## EXERCISE AIM
Output the data below exactly. Leave nothing out.

## RECORD EXCERPTS
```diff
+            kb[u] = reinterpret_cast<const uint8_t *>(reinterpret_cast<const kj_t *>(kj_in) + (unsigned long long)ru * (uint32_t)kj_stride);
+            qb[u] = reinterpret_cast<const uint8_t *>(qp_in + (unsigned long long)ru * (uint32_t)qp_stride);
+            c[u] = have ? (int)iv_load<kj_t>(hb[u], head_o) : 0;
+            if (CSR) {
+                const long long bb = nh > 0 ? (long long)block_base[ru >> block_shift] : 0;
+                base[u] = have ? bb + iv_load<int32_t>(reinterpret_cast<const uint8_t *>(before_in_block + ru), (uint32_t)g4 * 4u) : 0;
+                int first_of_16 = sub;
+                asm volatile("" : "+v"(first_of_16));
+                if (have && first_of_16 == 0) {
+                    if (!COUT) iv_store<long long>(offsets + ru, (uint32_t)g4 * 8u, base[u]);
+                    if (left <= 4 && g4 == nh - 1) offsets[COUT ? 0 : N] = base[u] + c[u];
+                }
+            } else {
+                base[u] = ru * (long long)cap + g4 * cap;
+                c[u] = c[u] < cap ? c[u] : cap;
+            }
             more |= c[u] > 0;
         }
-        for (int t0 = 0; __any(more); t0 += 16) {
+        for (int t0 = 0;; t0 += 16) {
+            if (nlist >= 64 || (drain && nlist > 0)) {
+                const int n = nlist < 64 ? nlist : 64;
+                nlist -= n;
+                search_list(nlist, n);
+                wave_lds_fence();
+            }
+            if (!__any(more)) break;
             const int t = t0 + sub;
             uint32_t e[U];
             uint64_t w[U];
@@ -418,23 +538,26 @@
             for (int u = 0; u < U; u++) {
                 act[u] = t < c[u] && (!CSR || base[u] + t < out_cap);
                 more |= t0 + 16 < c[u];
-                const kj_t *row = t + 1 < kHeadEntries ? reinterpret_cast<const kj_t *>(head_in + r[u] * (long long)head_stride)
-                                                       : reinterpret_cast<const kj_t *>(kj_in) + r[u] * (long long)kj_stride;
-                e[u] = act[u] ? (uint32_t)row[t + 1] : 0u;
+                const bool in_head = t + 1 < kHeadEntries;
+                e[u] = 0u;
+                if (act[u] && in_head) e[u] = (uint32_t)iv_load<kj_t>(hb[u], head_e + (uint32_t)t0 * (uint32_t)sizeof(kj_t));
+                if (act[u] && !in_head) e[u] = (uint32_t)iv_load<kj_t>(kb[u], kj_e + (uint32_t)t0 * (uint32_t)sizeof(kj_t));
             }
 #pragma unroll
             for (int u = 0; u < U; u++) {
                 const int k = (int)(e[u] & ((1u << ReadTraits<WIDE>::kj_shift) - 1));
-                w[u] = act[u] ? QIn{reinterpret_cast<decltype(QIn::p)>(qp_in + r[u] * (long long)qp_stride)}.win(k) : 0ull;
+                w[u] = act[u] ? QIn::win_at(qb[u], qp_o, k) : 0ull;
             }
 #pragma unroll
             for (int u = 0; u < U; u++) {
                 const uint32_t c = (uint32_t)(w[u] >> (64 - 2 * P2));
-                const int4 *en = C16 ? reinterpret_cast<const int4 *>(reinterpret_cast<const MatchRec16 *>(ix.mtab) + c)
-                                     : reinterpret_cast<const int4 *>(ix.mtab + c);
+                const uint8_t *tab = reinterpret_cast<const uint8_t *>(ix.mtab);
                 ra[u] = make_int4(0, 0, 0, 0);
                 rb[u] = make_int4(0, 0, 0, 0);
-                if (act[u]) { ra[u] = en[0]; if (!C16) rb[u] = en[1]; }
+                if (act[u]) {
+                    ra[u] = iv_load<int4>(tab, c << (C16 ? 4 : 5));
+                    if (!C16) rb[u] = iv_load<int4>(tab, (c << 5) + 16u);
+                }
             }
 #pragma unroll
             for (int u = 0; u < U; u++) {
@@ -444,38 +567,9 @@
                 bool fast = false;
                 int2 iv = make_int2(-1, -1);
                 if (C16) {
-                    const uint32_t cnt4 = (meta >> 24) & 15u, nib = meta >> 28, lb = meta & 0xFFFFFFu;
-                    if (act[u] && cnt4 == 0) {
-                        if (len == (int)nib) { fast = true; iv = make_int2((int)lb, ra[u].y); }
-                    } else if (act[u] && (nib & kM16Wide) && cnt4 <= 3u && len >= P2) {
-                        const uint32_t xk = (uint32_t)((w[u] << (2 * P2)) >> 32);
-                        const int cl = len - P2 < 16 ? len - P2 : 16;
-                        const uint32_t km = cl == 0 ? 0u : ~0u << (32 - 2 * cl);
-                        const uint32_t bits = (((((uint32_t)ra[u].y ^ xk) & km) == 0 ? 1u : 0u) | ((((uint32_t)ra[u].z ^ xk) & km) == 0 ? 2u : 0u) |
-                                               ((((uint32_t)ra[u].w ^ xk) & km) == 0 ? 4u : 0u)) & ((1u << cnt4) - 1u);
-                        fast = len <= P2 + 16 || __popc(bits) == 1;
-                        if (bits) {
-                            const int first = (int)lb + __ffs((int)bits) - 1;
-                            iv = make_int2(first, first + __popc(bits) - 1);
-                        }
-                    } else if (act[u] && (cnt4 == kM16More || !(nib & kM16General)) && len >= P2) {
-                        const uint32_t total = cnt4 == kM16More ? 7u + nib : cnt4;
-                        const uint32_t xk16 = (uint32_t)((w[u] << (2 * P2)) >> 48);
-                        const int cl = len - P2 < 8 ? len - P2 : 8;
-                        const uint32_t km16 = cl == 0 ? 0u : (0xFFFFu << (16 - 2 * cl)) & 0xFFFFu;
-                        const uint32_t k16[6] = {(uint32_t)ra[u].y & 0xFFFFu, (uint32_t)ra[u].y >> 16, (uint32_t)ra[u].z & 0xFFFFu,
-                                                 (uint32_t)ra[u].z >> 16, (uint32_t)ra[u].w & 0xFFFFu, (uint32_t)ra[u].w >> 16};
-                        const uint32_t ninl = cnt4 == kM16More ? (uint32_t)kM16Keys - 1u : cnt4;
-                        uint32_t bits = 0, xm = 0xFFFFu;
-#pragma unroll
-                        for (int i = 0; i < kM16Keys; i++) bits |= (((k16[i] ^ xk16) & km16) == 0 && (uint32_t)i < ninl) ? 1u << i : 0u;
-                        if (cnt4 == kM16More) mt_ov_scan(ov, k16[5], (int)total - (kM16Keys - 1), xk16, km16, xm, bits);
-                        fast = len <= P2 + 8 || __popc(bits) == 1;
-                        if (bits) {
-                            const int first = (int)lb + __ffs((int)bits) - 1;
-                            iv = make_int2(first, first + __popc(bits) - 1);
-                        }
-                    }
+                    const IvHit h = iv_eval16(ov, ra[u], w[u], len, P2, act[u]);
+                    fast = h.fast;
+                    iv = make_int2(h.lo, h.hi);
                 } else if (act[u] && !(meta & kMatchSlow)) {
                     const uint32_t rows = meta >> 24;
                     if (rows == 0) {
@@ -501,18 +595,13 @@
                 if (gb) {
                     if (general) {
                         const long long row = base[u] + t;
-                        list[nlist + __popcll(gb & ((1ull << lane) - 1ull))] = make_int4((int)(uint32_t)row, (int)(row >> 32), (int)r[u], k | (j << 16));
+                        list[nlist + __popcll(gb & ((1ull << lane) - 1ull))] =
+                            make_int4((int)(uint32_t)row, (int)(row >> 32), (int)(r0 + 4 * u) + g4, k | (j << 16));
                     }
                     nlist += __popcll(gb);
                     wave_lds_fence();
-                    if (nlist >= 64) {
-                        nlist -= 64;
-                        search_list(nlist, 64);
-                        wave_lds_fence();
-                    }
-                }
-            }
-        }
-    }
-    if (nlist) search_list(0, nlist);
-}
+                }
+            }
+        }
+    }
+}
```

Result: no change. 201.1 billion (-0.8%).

## FINISHED TASK
```diff
+            kb[u] = reinterpret_cast<const uint8_t *>(reinterpret_cast<const kj_t *>(kj_in) + (unsigned long long)ru * (uint32_t)kj_stride);
+            qb[u] = reinterpret_cast<const uint8_t *>(qp_in + (unsigned long long)ru * (uint32_t)qp_stride);
+            c[u] = have ? (int)iv_load<kj_t>(hb[u], head_o) : 0;
+            if (CSR) {
+                const long long bb = nh > 0 ? (long long)block_base[ru >> block_shift] : 0;
+                base[u] = have ? bb + iv_load<int32_t>(reinterpret_cast<const uint8_t *>(before_in_block + ru), (uint32_t)g4 * 4u) : 0;
+                int first_of_16 = sub;
+                asm volatile("" : "+v"(first_of_16));
+                if (have && first_of_16 == 0) {
+                    if (!COUT) iv_store<long long>(offsets + ru, (uint32_t)g4 * 8u, base[u]);
+                    if (left <= 4 && g4 == nh - 1) offsets[COUT ? 0 : N] = base[u] + c[u];
+                }
+            } else {
+                base[u] = ru * (long long)cap + g4 * cap;
+                c[u] = c[u] < cap ? c[u] : cap;
+            }
             more |= c[u] > 0;
         }
-        for (int t0 = 0; __any(more); t0 += 16) {
+        for (int t0 = 0;; t0 += 16) {
+            if (nlist >= 64 || (drain && nlist > 0)) {
+                const int n = nlist < 64 ? nlist : 64;
+                nlist -= n;
+                search_list(nlist, n);
+                wave_lds_fence();
+            }
+            if (!__any(more)) break;
             const int t = t0 + sub;
             uint32_t e[U];
             uint64_t w[U];
@@ -418,23 +538,26 @@
             for (int u = 0; u < U; u++) {
                 act[u] = t < c[u] && (!CSR || base[u] + t < out_cap);
                 more |= t0 + 16 < c[u];
-                const kj_t *row = t + 1 < kHeadEntries ? reinterpret_cast<const kj_t *>(head_in + r[u] * (long long)head_stride)
-                                                       : reinterpret_cast<const kj_t *>(kj_in) + r[u] * (long long)kj_stride;
-                e[u] = act[u] ? (uint32_t)row[t + 1] : 0u;
+                const bool in_head = t + 1 < kHeadEntries;
+                e[u] = 0u;
+                if (act[u] && in_head) e[u] = (uint32_t)iv_load<kj_t>(hb[u], head_e + (uint32_t)t0 * (uint32_t)sizeof(kj_t));
+                if (act[u] && !in_head) e[u] = (uint32_t)iv_load<kj_t>(kb[u], kj_e + (uint32_t)t0 * (uint32_t)sizeof(kj_t));
             }
 #pragma unroll
             for (int u = 0; u < U; u++) {
                 const int k = (int)(e[u] & ((1u << ReadTraits<WIDE>::kj_shift) - 1));
-                w[u] = act[u] ? QIn{reinterpret_cast<decltype(QIn::p)>(qp_in + r[u] * (long long)qp_stride)}.win(k) : 0ull;
+                w[u] = act[u] ? QIn::win_at(qb[u], qp_o, k) : 0ull;
             }
 #pragma unroll
             for (int u = 0; u < U; u++) {
                 const uint32_t c = (uint32_t)(w[u] >> (64 - 2 * P2));
-                const int4 *en = C16 ? reinterpret_cast<const int4 *>(reinterpret_cast<const MatchRec16 *>(ix.mtab) + c)
-                                     : reinterpret_cast<const int4 *>(ix.mtab + c);
+                const uint8_t *tab = reinterpret_cast<const uint8_t *>(ix.mtab);
                 ra[u] = make_int4(0, 0, 0, 0);
                 rb[u] = make_int4(0, 0, 0, 0);
-                if (act[u]) { ra[u] = en[0]; if (!C16) rb[u] = en[1]; }
+                if (act[u]) {
+                    ra[u] = iv_load<int4>(tab, c << (C16 ? 4 : 5));
+                    if (!C16) rb[u] = iv_load<int4>(tab, (c << 5) + 16u);
+                }
             }
 #pragma unroll
             for (int u = 0; u < U; u++) {
@@ -444,38 +567,9 @@
                 bool fast = false;
                 int2 iv = make_int2(-1, -1);
                 if (C16) {
-                    const uint32_t cnt4 = (meta >> 24) & 15u, nib = meta >> 28, lb = meta & 0xFFFFFFu;
-                    if (act[u] && cnt4 == 0) {
-                        if (len == (int)nib) { fast = true; iv = make_int2((int)lb, ra[u].y); }
-                    } else if (act[u] && (nib & kM16Wide) && cnt4 <= 3u && len >= P2) {
-                        const uint32_t xk = (uint32_t)((w[u] << (2 * P2)) >> 32);
-                        const int cl = len - P2 < 16 ? len - P2 : 16;
-                        const uint32_t km = cl == 0 ? 0u : ~0u << (32 - 2 * cl);
-                        const uint32_t bits = (((((uint32_t)ra[u].y ^ xk) & km) == 0 ? 1u : 0u) | ((((uint32_t)ra[u].z ^ xk) & km) == 0 ? 2u : 0u) |
-                                               ((((uint32_t)ra[u].w ^ xk) & km) == 0 ? 4u : 0u)) & ((1u << cnt4) - 1u);
-                        fast = len <= P2 + 16 || __popc(bits) == 1;
-                        if (bits) {
-                            const int first = (int)lb + __ffs((int)bits) - 1;
-                            iv = make_int2(first, first + __popc(bits) - 1);
-                        }
-                    } else if (act[u] && (cnt4 == kM16More || !(nib & kM16General)) && len >= P2) {
-                        const uint32_t total = cnt4 == kM16More ? 7u + nib : cnt4;
-                        const uint32_t xk16 = (uint32_t)((w[u] << (2 * P2)) >> 48);
-                        const int cl = len - P2 < 8 ? len - P2 : 8;
-                        const uint32_t km16 = cl == 0 ? 0u : (0xFFFFu << (16 - 2 * cl)) & 0xFFFFu;
-                        const uint32_t k16[6] = {(uint32_t)ra[u].y & 0xFFFFu, (uint32_t)ra[u].y >> 16, (uint32_t)ra[u].z & 0xFFFFu,
-                                                 (uint32_t)ra[u].z >> 16, (uint32_t)ra[u].w & 0xFFFFu, (uint32_t)ra[u].w >> 16};
-                        const uint32_t ninl = cnt4 == kM16More ? (uint32_t)kM16Keys - 1u : cnt4;
-                        uint32_t bits = 0, xm = 0xFFFFu;
-#pragma unroll
-                        for (int i = 0; i < kM16Keys; i++) bits |= (((k16[i] ^ xk16) & km16) == 0 && (uint32_t)i < ninl) ? 1u << i : 0u;
-                        if (cnt4 == kM16More) mt_ov_scan(ov, k16[5], (int)total - (kM16Keys - 1), xk16, km16, xm, bits);
-                        fast = len <= P2 + 8 || __popc(bits) == 1;
-                        if (bits) {
-                            const int first = (int)lb + __ffs((int)bits) - 1;
-                            iv = make_int2(first, first + __popc(bits) - 1);
-                        }
-                    }
+                    const IvHit h = iv_eval16(ov, ra[u], w[u], len, P2, act[u]);
+                    fast = h.fast;
+                    iv = make_int2(h.lo, h.hi);
                 } else if (act[u] && !(meta & kMatchSlow)) {
                     const uint32_t rows = meta >> 24;
                     if (rows == 0) {
@@ -501,18 +595,13 @@
                 if (gb) {
                     if (general) {
                         const long long row = base[u] + t;
-                        list[nlist + __popcll(gb & ((1ull << lane) - 1ull))] = make_int4((int)(uint32_t)row, (int)(row >> 32), (int)r[u], k | (j << 16));
+                        list[nlist + __popcll(gb & ((1ull << lane) - 1ull))] =
+                            make_int4((int)(uint32_t)row, (int)(row >> 32), (int)(r0 + 4 * u) + g4, k | (j << 16));
                     }
                     nlist += __popcll(gb);
                     wave_lds_fence();
-                    if (nlist >= 64) {
-                        nlist -= 64;
-                        search_list(nlist, 64);
-                        wave_lds_fence();
-                    }
-                }
-            }
-        }
-    }
-    if (nlist) search_list(0, nlist);
-}
+                }
+            }
+        }
+    }
+}
```

Result: no change. 201.1 billion (-0.8%).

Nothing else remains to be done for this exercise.